*The problem*. From the first line to the last, write out the material exactly.

BEGIN

void launch_sse(FrameSet a, FrameSet r, const Geo& g, unsigned long long* sse, int B, hipStream_t s) {
  dim3 grid((unsigned)tv_min(256, (int)((g.ysz / 4 + 4095) / 4096)), 3, B);
  k_sse<<<grid, 256, 0, s>>>(a, r, g, sse);
}
void launch_phase_planes(FrameSet ref, uint8_t* phase, const Geo& g, int B, hipStream_t s) {
  dim3 grid((g.W + 16 + 31) / 32, (g.H + 16 + 31) / 32, B);
  k_phase_planes<<<grid, 256, 0, s>>>(ref, phase, g);
}
constexpr int kSaoT = 34;
constexpr int kSaoTc = 18;
constexpr int kSaoP = kSaoT + 2, kSaoPc = kSaoTc + 2;
constexpr int kSaoTile = kSaoT * kSaoP + 2 * kSaoTc * kSaoPc;
constexpr int kSaoStage = (kSaoTile + 255) / 256;
__device__ __forceinline__ int sao_tix(int c, int row, int col) {
  return c == 0 ? row * kSaoP + col + 1 : kSaoT * kSaoP + (c - 1) * kSaoTc * kSaoPc + row * kSaoPc + col + 1;
}
typedef short sao_s2 __attribute__((ext_vector_type(2)));
__device__ __forceinline__ sao_s2 sao_pair(uint32_t w) { return __builtin_bit_cast(sao_s2, w); }
typedef unsigned short sao_u2 __attribute__((ext_vector_type(2)));
__device__ __forceinline__ sao_s2 sao_sign2(sao_s2 d) {
  const sao_s2 z = {0, 0};
  const sao_u2 f = {15, 15};
  return (d >> 15) | __builtin_bit_cast(sao_s2, __builtin_bit_cast(sao_u2, z - d) >> f);
}
__device__ __forceinline__ sao_s2 sao_relu2(sao_s2 e) { return e & ~(e >> 15); }
__device__ __forceinline__ sao_s2 sao_pkmax(sao_s2 a, sao_s2 b) {
  uint32_t r;
  asm("v_pk_max_i16 %0, %1, %2" : "=v"(r) : "v"(__builtin_bit_cast(uint32_t, a)), "v"(__builtin_bit_cast(uint32_t, b)));
  return sao_pair(r);
}
__device__ __forceinline__ sao_s2 sao_pkmin(sao_s2 a, sao_s2 b) {
  uint32_t r;
  asm("v_pk_min_i16 %0, %1, %2" : "=v"(r) : "v"(__builtin_bit_cast(uint32_t, a)), "v"(__builtin_bit_cast(uint32_t, b)));
  return sao_pair(r);
}

__device__ __forceinline__ void sao_tile_pos(int i, int& c, int& j) {
  c = i < kSaoT * kSaoT ? 0 : (i < kSaoT * kSaoT + kSaoTc * kSaoTc ? 1 : 2);
  j = c == 0 ? i : i - kSaoT * kSaoT - (c - 1) * kSaoTc * kSaoTc;
}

END

*Finished task*.
void launch_sse(FrameSet a, FrameSet r, const Geo& g, unsigned long long* sse, int B, hipStream_t s) {
  dim3 grid((unsigned)tv_min(256, (int)((g.ysz / 4 + 4095) / 4096)), 3, B);
  k_sse<<<grid, 256, 0, s>>>(a, r, g, sse);
}
void launch_phase_planes(FrameSet ref, uint8_t* phase, const Geo& g, int B, hipStream_t s) {
  dim3 grid((g.W + 16 + 31) / 32, (g.H + 16 + 31) / 32, B);
  k_phase_planes<<<grid, 256, 0, s>>>(ref, phase, g);
}
constexpr int kSaoT = 34;
constexpr int kSaoTc = 18;
constexpr int kSaoP = kSaoT + 2, kSaoPc = kSaoTc + 2;
constexpr int kSaoTile = kSaoT * kSaoP + 2 * kSaoTc * kSaoPc;
constexpr int kSaoStage = (kSaoTile + 255) / 256;
__device__ __forceinline__ int sao_tix(int c, int row, int col) {
  return c == 0 ? row * kSaoP + col + 1 : kSaoT * kSaoP + (c - 1) * kSaoTc * kSaoPc + row * kSaoPc + col + 1;
}
typedef short sao_s2 __attribute__((ext_vector_type(2)));
__device__ __forceinline__ sao_s2 sao_pair(uint32_t w) { return __builtin_bit_cast(sao_s2, w); }
typedef unsigned short sao_u2 __attribute__((ext_vector_type(2)));
__device__ __forceinline__ sao_s2 sao_sign2(sao_s2 d) {
  const sao_s2 z = {0, 0};
  const sao_u2 f = {15, 15};
  return (d >> 15) | __builtin_bit_cast(sao_s2, __builtin_bit_cast(sao_u2, z - d) >> f);
}
__device__ __forceinline__ sao_s2 sao_relu2(sao_s2 e) { return e & ~(e >> 15); }
__device__ __forceinline__ sao_s2 sao_pkmax(sao_s2 a, sao_s2 b) {
  uint32_t r;
  asm("v_pk_max_i16 %0, %1, %2" : "=v"(r) : "v"(__builtin_bit_cast(uint32_t, a)), "v"(__builtin_bit_cast(uint32_t, b)));
  return sao_pair(r);
}
__device__ __forceinline__ sao_s2 sao_pkmin(sao_s2 a, sao_s2 b) {
  uint32_t r;
  asm("v_pk_min_i16 %0, %1, %2" : "=v"(r) : "v"(__builtin_bit_cast(uint32_t, a)), "v"(__builtin_bit_cast(uint32_t, b)));
  return sao_pair(r);
}

__device__ __forceinline__ void sao_tile_pos(int i, int& c, int& j) {
  c = i < kSaoT * kSaoT ? 0 : (i < kSaoT * kSaoT + kSaoTc * kSaoTc ? 1 : 2);
  j = c == 0 ? i : i - kSaoT * kSaoT - (c - 1) * kSaoTc * kSaoTc;
}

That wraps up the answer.